BEGIN

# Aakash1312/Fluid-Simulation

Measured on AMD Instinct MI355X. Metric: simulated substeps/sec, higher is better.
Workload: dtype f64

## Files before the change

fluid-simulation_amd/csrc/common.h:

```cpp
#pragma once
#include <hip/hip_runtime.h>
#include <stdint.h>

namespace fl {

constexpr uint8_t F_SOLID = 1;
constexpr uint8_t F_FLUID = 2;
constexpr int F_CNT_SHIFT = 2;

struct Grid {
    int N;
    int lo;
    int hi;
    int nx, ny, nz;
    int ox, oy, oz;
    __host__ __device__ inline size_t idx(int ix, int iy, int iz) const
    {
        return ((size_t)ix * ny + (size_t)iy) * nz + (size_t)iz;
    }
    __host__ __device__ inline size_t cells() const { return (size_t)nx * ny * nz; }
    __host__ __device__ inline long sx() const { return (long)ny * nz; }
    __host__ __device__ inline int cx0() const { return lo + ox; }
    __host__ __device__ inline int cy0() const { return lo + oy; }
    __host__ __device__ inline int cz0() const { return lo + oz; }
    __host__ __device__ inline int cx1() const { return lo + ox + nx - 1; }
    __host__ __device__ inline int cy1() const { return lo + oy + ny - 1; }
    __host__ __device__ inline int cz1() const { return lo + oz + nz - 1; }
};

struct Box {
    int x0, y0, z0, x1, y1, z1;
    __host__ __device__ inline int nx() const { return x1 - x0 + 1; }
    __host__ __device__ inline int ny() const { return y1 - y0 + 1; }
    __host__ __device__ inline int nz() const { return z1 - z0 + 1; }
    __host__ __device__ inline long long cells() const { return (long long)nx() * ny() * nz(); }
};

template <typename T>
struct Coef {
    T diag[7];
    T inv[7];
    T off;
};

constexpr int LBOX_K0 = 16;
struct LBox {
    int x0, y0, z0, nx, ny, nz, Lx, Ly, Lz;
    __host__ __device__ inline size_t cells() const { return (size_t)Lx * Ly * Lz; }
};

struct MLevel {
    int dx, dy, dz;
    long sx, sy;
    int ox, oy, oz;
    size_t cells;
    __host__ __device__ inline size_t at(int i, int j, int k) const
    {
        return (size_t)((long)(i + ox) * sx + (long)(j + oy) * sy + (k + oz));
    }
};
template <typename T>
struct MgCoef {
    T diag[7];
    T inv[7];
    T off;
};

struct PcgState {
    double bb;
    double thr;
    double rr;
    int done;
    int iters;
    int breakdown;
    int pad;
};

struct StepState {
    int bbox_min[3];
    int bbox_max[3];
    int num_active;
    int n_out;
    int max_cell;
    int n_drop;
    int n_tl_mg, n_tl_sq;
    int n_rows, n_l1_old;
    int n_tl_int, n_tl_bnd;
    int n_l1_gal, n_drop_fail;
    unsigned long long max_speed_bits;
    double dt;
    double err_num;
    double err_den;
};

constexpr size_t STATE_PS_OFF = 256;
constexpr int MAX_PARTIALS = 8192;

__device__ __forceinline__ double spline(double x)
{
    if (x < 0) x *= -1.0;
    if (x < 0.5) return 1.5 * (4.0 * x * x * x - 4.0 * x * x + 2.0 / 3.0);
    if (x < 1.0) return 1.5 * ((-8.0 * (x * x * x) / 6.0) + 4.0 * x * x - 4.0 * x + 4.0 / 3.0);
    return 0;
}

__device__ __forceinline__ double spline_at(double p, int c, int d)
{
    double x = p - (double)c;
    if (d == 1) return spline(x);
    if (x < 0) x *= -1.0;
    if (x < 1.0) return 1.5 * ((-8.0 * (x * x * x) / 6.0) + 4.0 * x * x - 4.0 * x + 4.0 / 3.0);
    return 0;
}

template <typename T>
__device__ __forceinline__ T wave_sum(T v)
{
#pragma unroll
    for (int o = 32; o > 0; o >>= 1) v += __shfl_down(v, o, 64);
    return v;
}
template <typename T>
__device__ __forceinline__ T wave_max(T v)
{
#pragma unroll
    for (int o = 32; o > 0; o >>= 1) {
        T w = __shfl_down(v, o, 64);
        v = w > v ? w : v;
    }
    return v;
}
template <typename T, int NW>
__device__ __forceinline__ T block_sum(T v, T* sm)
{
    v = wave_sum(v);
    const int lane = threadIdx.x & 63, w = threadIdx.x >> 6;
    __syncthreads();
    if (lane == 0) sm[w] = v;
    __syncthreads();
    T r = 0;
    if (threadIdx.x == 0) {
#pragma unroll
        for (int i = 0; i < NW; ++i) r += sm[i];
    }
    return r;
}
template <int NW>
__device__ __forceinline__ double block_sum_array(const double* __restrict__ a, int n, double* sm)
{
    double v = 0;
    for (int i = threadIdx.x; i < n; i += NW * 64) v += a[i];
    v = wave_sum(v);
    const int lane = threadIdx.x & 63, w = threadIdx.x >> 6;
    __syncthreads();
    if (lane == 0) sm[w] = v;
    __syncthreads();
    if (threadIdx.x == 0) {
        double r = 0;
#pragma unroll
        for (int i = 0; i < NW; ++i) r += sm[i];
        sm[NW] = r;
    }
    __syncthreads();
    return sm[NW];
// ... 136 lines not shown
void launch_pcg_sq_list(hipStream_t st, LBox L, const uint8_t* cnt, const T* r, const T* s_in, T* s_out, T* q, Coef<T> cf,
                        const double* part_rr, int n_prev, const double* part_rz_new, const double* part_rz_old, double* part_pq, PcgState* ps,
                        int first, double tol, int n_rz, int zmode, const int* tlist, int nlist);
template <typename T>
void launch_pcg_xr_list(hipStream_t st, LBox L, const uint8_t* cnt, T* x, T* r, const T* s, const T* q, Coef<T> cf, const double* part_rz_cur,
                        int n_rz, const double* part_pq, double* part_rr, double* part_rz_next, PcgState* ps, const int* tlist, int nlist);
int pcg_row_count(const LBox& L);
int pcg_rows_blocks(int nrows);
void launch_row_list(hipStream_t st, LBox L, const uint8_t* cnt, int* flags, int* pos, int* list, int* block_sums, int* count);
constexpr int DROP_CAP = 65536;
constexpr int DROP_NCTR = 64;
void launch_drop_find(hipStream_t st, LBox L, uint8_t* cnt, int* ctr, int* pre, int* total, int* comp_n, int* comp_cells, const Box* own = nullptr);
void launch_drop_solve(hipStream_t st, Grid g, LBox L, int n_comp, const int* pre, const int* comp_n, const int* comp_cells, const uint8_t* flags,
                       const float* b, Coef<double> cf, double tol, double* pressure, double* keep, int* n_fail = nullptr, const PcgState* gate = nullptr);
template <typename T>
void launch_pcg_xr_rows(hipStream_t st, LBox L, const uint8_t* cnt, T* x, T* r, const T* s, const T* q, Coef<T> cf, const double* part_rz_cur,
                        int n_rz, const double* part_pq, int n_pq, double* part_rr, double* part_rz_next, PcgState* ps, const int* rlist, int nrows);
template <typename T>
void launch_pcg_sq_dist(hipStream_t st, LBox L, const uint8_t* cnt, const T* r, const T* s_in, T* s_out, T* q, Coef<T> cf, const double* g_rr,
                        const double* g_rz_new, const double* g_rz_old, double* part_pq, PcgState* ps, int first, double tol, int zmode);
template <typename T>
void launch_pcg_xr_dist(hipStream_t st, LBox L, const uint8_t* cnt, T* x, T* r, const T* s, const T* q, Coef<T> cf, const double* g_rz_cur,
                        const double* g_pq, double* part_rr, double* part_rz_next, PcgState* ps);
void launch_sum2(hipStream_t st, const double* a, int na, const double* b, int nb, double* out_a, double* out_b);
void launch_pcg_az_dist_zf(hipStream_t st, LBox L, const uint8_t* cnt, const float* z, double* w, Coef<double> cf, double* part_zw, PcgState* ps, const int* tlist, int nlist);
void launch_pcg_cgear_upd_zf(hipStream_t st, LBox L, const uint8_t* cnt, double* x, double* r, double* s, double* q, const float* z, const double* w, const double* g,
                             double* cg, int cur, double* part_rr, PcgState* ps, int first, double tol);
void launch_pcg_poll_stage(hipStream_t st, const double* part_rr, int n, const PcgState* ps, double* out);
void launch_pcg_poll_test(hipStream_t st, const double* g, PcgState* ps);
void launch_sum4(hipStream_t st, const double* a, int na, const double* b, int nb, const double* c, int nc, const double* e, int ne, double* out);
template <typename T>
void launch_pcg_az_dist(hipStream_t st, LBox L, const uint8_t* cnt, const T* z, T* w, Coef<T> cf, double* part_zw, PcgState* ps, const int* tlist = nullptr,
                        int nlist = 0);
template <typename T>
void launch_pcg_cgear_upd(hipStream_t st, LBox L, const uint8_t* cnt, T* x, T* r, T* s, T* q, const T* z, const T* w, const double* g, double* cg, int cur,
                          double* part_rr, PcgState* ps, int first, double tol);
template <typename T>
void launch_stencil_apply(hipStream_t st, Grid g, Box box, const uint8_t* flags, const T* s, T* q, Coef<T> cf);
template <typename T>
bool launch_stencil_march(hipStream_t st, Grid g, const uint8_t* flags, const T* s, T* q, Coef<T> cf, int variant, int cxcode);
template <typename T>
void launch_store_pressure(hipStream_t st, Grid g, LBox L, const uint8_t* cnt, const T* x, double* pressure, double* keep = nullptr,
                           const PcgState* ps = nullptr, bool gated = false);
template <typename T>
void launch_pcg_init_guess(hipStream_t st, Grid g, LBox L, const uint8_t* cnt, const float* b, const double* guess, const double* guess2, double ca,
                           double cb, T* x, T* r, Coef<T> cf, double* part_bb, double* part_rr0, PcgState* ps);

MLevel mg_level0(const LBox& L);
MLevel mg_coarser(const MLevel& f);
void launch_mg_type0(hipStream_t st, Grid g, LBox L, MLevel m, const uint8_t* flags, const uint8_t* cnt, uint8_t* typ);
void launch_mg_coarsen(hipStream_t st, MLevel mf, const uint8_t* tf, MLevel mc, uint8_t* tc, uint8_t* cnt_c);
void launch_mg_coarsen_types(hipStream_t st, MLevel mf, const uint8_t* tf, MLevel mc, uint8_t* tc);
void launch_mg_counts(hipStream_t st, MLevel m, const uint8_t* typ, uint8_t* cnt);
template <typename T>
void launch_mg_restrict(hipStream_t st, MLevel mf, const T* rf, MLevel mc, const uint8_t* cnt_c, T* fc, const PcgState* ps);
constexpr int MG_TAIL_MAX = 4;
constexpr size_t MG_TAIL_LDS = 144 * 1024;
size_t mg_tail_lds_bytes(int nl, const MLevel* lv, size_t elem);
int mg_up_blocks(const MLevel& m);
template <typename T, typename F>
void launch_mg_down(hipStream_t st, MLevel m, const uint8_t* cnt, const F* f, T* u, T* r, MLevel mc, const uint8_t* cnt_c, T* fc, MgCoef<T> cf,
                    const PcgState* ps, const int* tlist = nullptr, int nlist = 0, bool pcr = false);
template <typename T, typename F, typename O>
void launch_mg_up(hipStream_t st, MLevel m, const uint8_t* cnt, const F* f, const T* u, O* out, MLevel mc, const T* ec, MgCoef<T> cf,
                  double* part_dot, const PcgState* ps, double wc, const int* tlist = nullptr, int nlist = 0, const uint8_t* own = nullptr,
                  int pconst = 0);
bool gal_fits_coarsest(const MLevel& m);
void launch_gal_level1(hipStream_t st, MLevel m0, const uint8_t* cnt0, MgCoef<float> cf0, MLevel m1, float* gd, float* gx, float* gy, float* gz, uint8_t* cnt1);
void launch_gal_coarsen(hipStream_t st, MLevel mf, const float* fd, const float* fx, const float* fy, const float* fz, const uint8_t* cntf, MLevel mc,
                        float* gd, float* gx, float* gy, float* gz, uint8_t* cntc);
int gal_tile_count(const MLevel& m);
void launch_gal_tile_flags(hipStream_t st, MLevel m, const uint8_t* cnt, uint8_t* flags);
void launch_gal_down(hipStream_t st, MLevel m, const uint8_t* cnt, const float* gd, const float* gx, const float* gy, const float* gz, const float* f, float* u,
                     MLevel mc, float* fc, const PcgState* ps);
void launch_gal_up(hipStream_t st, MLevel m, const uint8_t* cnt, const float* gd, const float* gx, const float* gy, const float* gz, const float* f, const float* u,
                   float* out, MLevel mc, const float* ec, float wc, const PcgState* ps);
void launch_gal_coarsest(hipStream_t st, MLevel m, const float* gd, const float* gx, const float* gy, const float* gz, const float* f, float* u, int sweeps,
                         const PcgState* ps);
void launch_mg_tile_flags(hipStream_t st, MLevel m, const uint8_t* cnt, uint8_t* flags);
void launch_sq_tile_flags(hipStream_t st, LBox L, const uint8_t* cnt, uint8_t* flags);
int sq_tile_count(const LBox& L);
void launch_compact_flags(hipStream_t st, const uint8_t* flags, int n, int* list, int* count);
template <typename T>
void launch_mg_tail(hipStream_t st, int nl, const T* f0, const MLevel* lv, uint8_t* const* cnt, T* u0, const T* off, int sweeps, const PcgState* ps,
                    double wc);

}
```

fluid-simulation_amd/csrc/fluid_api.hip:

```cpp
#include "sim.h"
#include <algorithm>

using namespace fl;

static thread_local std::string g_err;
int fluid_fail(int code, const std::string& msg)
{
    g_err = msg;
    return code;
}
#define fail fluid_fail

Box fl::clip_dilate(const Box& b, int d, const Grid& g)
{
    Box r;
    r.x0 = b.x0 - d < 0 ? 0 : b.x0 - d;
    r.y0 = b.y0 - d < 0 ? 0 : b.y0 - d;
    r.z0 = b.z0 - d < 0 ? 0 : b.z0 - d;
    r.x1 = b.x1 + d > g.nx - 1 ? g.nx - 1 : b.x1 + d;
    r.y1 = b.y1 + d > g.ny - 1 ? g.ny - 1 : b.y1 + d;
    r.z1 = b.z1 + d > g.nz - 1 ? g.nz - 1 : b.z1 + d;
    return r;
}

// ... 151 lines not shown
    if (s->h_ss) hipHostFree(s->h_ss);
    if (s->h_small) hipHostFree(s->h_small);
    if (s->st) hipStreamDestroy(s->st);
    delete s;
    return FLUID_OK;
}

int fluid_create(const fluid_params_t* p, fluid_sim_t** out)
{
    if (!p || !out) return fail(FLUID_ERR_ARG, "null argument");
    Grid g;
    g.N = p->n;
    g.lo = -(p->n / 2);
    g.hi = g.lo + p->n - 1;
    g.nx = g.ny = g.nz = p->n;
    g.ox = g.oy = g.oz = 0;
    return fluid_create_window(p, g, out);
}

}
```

END

→ **Try it**: Lines above with the string "csrc" need to be found and copied.

→ **Response area**:
fluid-simulation_amd/csrc/common.h:
fluid-simulation_amd/csrc/fluid_api.hip:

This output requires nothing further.